Soak seeds until they swell and sow 2cm deep in almost anything. Easy to grow once germinated.

Nephelium sp.

Please follow the link for seed sowing directions. How to germinate Durio species seeds

Pachira glabrum

Please follow the link for seed sowing directions. How to germinate Durio species seeds

Passiflora sp.

Warm water soak, GA3

25 Degrees

Passion fruit germinates fastest when fresh. If larger amounts of seeds are needed please let us know and we can arrange the freshest seeds possible. Soaking the seeds for 12-48 hours can help the hard seed coat. GA3 soak can also increase germination. Sow 2 cm deep and allow 3-20 weeks for germination, they can be quite slow. Keep warm and steady moisture level.

Pouteria caimito

Please follow the link for seed sowing directions. How to germinate Durio species seeds

Pouteria campechiana

Please follow the link for seed sowing directions. How to germinate Durio species seeds

Ricinus communis

Water Soak, Direct Sow

20 Degrees

After the seeds swell while soaked, they can be sowed in the spot you intend to grow it. If in a pot, use a larger one. Prefers well drained soil, think along the edge of a stream for growing environment.

Solanum sp.

Direct Sow, Transplant

20 Degrees

Most tomato and eggplants are easily grown.
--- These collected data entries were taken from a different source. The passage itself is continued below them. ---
#ifdef CUGS_DEV
    const bool no_atomics = stats_row == -2;
#else
    constexpr bool no_atomics = false;
#endif
    unsigned tile;
    int range_start, range_end;
    if (src.tile_order) {
        const uint4 rec = src.tile_order[blockIdx.x];
        tile = rec.x; range_start = (int)rec.y; range_end = (int)rec.z;
    } else {
        tile = cugs_blend_tile(blockIdx.x, (unsigned)geo.ntx, (unsigned)(geo.ntiles / geo.ntx));
        range_start = src.tile_ranges[tile * 2 + 0];
        range_end = src.tile_ranges[tile * 2 + 1];
    }
    const int tile_x = (int)(tile % (unsigned)geo.ntx), tile_y = (int)(tile / (unsigned)geo.ntx);
    const int tid = threadIdx.x, wave = tid >> 6, lane = tid & 63;
    const int quad_x = tile_x * CUGS_TILE + (wave & 1) * 8, quad_y = tile_y * CUGS_TILE + (wave >> 1) * 8;
    const int px = quad_x + (lane & 7), py = quad_y + (lane >> 3);
    const bool inside = (px < geo.width) && (py < geo.height);
    const float pxf = (float)px + 0.5f, pyf = (float)py + 0.5f;
    const float qx0 = (float)quad_x + 0.5f, qy0 = (float)quad_y + 0.5f;
    const float tile_cx = (float)(tile_x * CUGS_TILE + CUGS_TILE / 2), tile_cy = (float)(tile_y * CUGS_TILE + CUGS_TILE / 2);

    const int num_in_range = range_end - range_start;
    const int num_batches = (num_in_range + CUGS_BLOCK - 1) / CUGS_BLOCK;

    const int pix = py * geo.width + px;
    float T = inside ? final_T[pix] : 0.0f;
    const int max_contrib = inside ? n_contrib[pix] : 0;
    float dC0 = 0.0f, dC1 = 0.0f, dC2 = 0.0f;
    if (inside) {
        dC0 = dL_dcolor[pix * 3 + 0];
        dC1 = dL_dcolor[pix * 3 + 1];
        dC2 = dL_dcolor[pix * 3 + 2];
    }
    float dDp = 0.0f;
    if (DEPTH && inside && dL_ddepth_map) dDp = dL_ddepth_map[pix];
    const int h2 = lane >> 4, g2i = lane & 15;
    const int gx0 = quad_x + (g2i & 1) * 4, gy = quad_y + (g2i >> 1);
    const float px2 = (float)gx0 + 0.5f, py2 = (float)gy + 0.5f;
    const bool side = (lane & 8) != 0;
    float eA[4], eB[4], e2[4], eZ[4];
#pragma unroll
    for (int i = 0; i < 4; ++i) {
        float r = 0.0f, gg = 0.0f, bb = 0.0f, zz = 0.0f;
        if (gx0 + i < geo.width && gy < geo.height) {
            const int pq = gy * geo.width + gx0 + i, q = pq * 3;
            r = dL_dcolor[q + 0]; gg = dL_dcolor[q + 1]; bb = dL_dcolor[q + 2];
            if (DEPTH && dL_ddepth_map) zz = dL_ddepth_map[pq];
        }
        eA[i] = side ? gg : r; eB[i] = side ? r : gg; e2[i] = bb; eZ[i] = zz;
    }
    const int slot2 = ABS ? reduce12ar16_slot(lane, DEPTH) : DEPTH ? reduce10r16_slot(lane) : reduce9r16_slot(lane);
    const unsigned slot_off = (unsigned)(slot2 < 0 ? 0 : slot2) * 4u;
    unsigned long long hitrecs = 0ull;

    float D = fmaf(dC2, T * geo.bg2, fmaf(dC1, T * geo.bg1, dC0 * (T * geo.bg0)));
    if (DEPTH && inside && dL_dalpha) D = fmaf(-T, dL_dalpha[pix], D);
    float rem = (inside && max_contrib > 0) ? (float)max_contrib : -1.0f;
    bool wave_done = (__ballot(rem >= 0.0f) == 0ull);
    int pending = 0;
    unsigned st_steps = 0, st_contrib = 0, st_lanes = 0, st_batches = 0, st_tested = 0, st_open = 0;

    auto flush = [&](int cnt) {
        const int rec = (int)((hitrecs >> (16 * h2)) & 0xFFFFull);
        const float4* c4 = reinterpret_cast<const float4*>(&s_contrib[wave][h2][g2i * 4]);
        const float4 p01 = c4[0], p23 = c4[1];
        float4 head;
        if (ABS) {
            head = s_rec[rec];
        } else {
            const float2 m = *reinterpret_cast<const float2*>(&s_rec[rec]);
            head = make_float4(m.x, m.y, 0.0f, 0.0f);
        }
        const float2 mean = make_float2(head.x, head.y);
        const float4 tail = s_rec[rec + 1];
        const float dy = py2 - mean.y;
        const float dx0 = px2 - mean.x, dx1 = dx0 + 1.0f, dx2 = dx0 + 2.0f, dx3 = dx0 + 3.0f;
        float t = p01.y * dx0;
        float A = p01.y, M1 = t, Mxx = t * dx0;
        float RA = p01.x * eA[0], RB = p01.x * eB[0], R2 = p01.x * e2[0];
        t = p01.w * dx1; A += p01.w; M1 += t; Mxx = fmaf(t, dx1, Mxx);
        RA = fmaf(p01.z, eA[1], RA); RB = fmaf(p01.z, eB[1], RB); R2 = fmaf(p01.z, e2[1], R2);
        t = p23.y * dx2; A += p23.y; M1 += t; Mxx = fmaf(t, dx2, Mxx);
        RA = fmaf(p23.x, eA[2], RA); RB = fmaf(p23.x, eB[2], RB); R2 = fmaf(p23.x, e2[2], R2);
        t = p23.w * dx3; A += p23.w; M1 += t; Mxx = fmaf(t, dx3, Mxx);
        RA = fmaf(p23.z, eA[3], RA); RB = fmaf(p23.z, eB[3], RB); R2 = fmaf(p23.z, e2[3], R2);
        const float oA = tail.y * A;
        M1 *= tail.y; Mxx *= tail.y;
        const float M1y = dy * oA, Myy = dy * M1y, Mxy = dy * M1;
        float total;
        if (ABS) {
            const float bdy = head.w * dy, cdy = tail.x * dy;
            float SX = fabsf(p01.y) * fabsf(fmaf(head.z, dx0, bdy));
            float SY = fabsf(p01.y) * fabsf(fmaf(head.w, dx0, cdy));
            SX = fmaf(fabsf(p01.w), fabsf(fmaf(head.z, dx1, bdy)), SX);
            SY = fmaf(fabsf(p01.w), fabsf(fmaf(head.w, dx1, cdy)), SY);
            SX = fmaf(fabsf(p23.y), fabsf(fmaf(head.z, dx2, bdy)), SX);
            SY = fmaf(fabsf(p23.y), fabsf(fmaf(head.w, dx2, cdy)), SY);
            SX = fmaf(fabsf(p23.w), fabsf(fmaf(head.z, dx3, bdy)), SX);
            SY = fmaf(fabsf(p23.w), fabsf(fmaf(head.w, dx3, cdy)), SY);
            const float ao = fabsf(tail.y);
            SX *= ao; SY *= ao;
            float RZ = 0.0f;
            if (DEPTH) {
                RZ = p01.x * eZ[0];
                RZ = fmaf(p01.z, eZ[1], RZ); RZ = fmaf(p23.x, eZ[2], RZ); RZ = fmaf(p23.z, eZ[3], RZ);
            }
            total = reduce12ar16(RA, RB, R2, A, M1, M1y, Mxx, Myy, Mxy, RZ, SX, SY, lane);
        } else if (DEPTH) {
            float RZ = p01.x * eZ[0];
            RZ = fmaf(p01.z, eZ[1], RZ); RZ = fmaf(p23.x, eZ[2], RZ); RZ = fmaf(p23.z, eZ[3], RZ);
            total = reduce10r16(RA, RB, R2, A, M1, M1y, Mxx, Myy, Mxy, RZ, lane);
        } else {
            total = reduce9r16(RA, RB, R2, A, M1, M1y, Mxx, Myy, Mxy, lane);
        }
        if (slot2 >= 0 && h2 < cnt && !no_atomics) {
            const int g = __float_as_int(tail.w);
            if (WIDE) {
                atomicAdd(grad_accum + (int64_t)g * CUGS_GRAD_STRIDE + slot2, total);
            } else {
                const unsigned off = ((unsigned)g << 6) + slot_off;
                atomicAdd(reinterpret_cast<float*>(reinterpret_cast<char*>(grad_accum) + off), total);
            }
        }
    };

    auto step = [&](const int rec, const int slot) __attribute__((always_inline)) {
        if (STATS) ++st_steps;
        const float4 g0 = s_rec[rec], g1 = s_rec[rec + 1], col = s_rec[rec + 2];
        const float o = g1.y;

        PixelEval e;
        const float alpha = pixel_alpha_raw(pxf, pyf, g0.x, g0.y, g0.z, g0.w, g1.x, o, 1.0f, e);
        const float passf = passes_alpha_min(alpha);
        const float k = sat_mul(passf, rem);
        rem -= passf;
        const float al = alpha * k;
        const float gk = k * below_alpha_cap(alpha);

        const float rcp = __builtin_amdgcn_rcpf(1.0f - al);
        T *= rcp;
        const float weight = al * T;
        float G = fmaf(dC2, col.w, fmaf(dC1, col.z, dC0 * col.x));
        if (DEPTH) G = fmaf(dDp, col.y, G);
        const float gate = fmaf(T, G, -(rcp * D)) * gk;
        D = fmaf(weight, G, D);
        if (STATS) {
            const unsigned long long lm = __ballot(k != 0.0f);
            if (lm) { ++st_contrib; st_lanes += __popcll(lm); st_open += __popcll(__ballot(rem >= 0.0f)); }
        }
        s_contrib[wave][slot][lane] = make_float2(weight, gate * e.e);
    };

    for (int batch = num_batches - 1; batch >= 0; --batch) {
        if (lane == 0) s_contrib[wave][0][0].x = wave_done ? 1.0f : 0.0f;
        __syncthreads();
        if (s_contrib[0][0][0].x * s_contrib[1][0][0].x * s_contrib[2][0][0].x * s_contrib[3][0][0].x != 0.0f) break;

        stage_record<PACKED, DEPTH>(src, range_start + batch * CUGS_BLOCK + tid, range_end, s_rec, tile_cx, tile_cy, depths);
        __syncthreads();

        if (STATS && !wave_done) ++st_batches;
        if (!wave_done) {
            const int batch_count = min(CUGS_BLOCK, num_in_range - batch * CUGS_BLOCK);
            const int nsub = (batch_count + CUGS_WAVE - 1) / CUGS_WAVE;
            for (int sub = nsub - 1; sub >= 0 && !wave_done; --sub) {
                const int j = sub * CUGS_WAVE + lane;
                const ActiveRect ar = active_rect(__ballot(rem >= 0.0f), qx0, qy0);
                bool hit = false;
                if (j < batch_count)
                    hit = may_touch_quad(s_rec[j * CUGS_REC_F4 + 0], s_rec[j * CUGS_REC_F4 + 1], ar.x0, ar.y0, ar.wx,
                                         ar.wy);
                unsigned long long mask = __ballot(hit);
                if (STATS) st_tested += min(CUGS_WAVE, batch_count - sub * CUGS_WAVE);
                const unsigned rec_sub = (unsigned)(sub * CUGS_WAVE * CUGS_REC_F4);
                while (pending + __popcll(mask) >= CUGS_BWD_HITS) {
                    if (pending == 0) {
                        hitrecs = cugs_pop_hits4_desc(mask, rec_sub);
                    } else {
                        do hitrecs = cugs_set_hit(hitrecs, pending, rec_sub + cugs_pop_hit_desc(mask) * CUGS_REC_F4);
                        while (++pending < CUGS_BWD_HITS);
                        pending = 0;
                    }
                    step(cugs_hit(hitrecs, 0), 0);
                    step(cugs_hit(hitrecs, 1), 1);
                    step(cugs_hit(hitrecs, 2), 2);
                    step(cugs_hit(hitrecs, 3), 3);
                    const bool closed = (__ballot(rem >= 0.0f) == 0ull);
                    flush(CUGS_BWD_HITS);
                    if (closed) { wave_done = true; mask = 0ull; break; }
                }
                while (mask != 0ull) {
                    hitrecs = cugs_set_hit(hitrecs, pending, rec_sub + cugs_pop_hit_desc(mask) * CUGS_REC_F4);
                    ++pending;
                }
            }
            if (pending) {
                for (int p = 0; p < pending; ++p) step(cugs_hit(hitrecs, p), p);
                if (__ballot(rem >= 0.0f) == 0ull) wave_done = true;
                flush(pending);
                pending = 0;
            }
        }
    }
    if (STATS && lane == 0) {
        float* st = grad_accum + (int64_t)stats_row * CUGS_GRAD_STRIDE;
        atomicAdd(&st[0], (float)st_steps); atomicAdd(&st[1], (float)st_contrib); atomicAdd(&st[2], (float)st_lanes);
        atomicAdd(&st[3], (float)st_batches); atomicAdd(&st[4], (float)st_tested); atomicAdd(&st[5], (float)num_batches);
        atomicAdd(&st[7], (float)st_open);
    }
}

Plant in any seed starting mix and keep moist above 20 degrees. Sow 0.5-1cm deep.

Synsepalum dulcificum

Please follow the link for seed sowing directions. How to germinate Durio species seeds

Tamarindus indica

Please follow the link for seed sowing directions. How to germinate Durio species seeds

Theobroma cacao

Please follow the link for seed sowing directions. How to germinate Durio species seeds

Trichosanthes cucumerina

Direct Sow, Transplant

20-30 Degrees

Direct sow or sow in pots for transplant at 2cm deep. Use a looser soil and keep moist at 20-30 degrees. 2-4 weeks for germination.

Zea mays

Direct Sow, Transplant

20-30 Degrees

Direct sow about 1-2cm deep, or plant in trays for transplanting. Relatively easy to grow, just avoid water logging and cold temperatures. Germination in 1 week usually.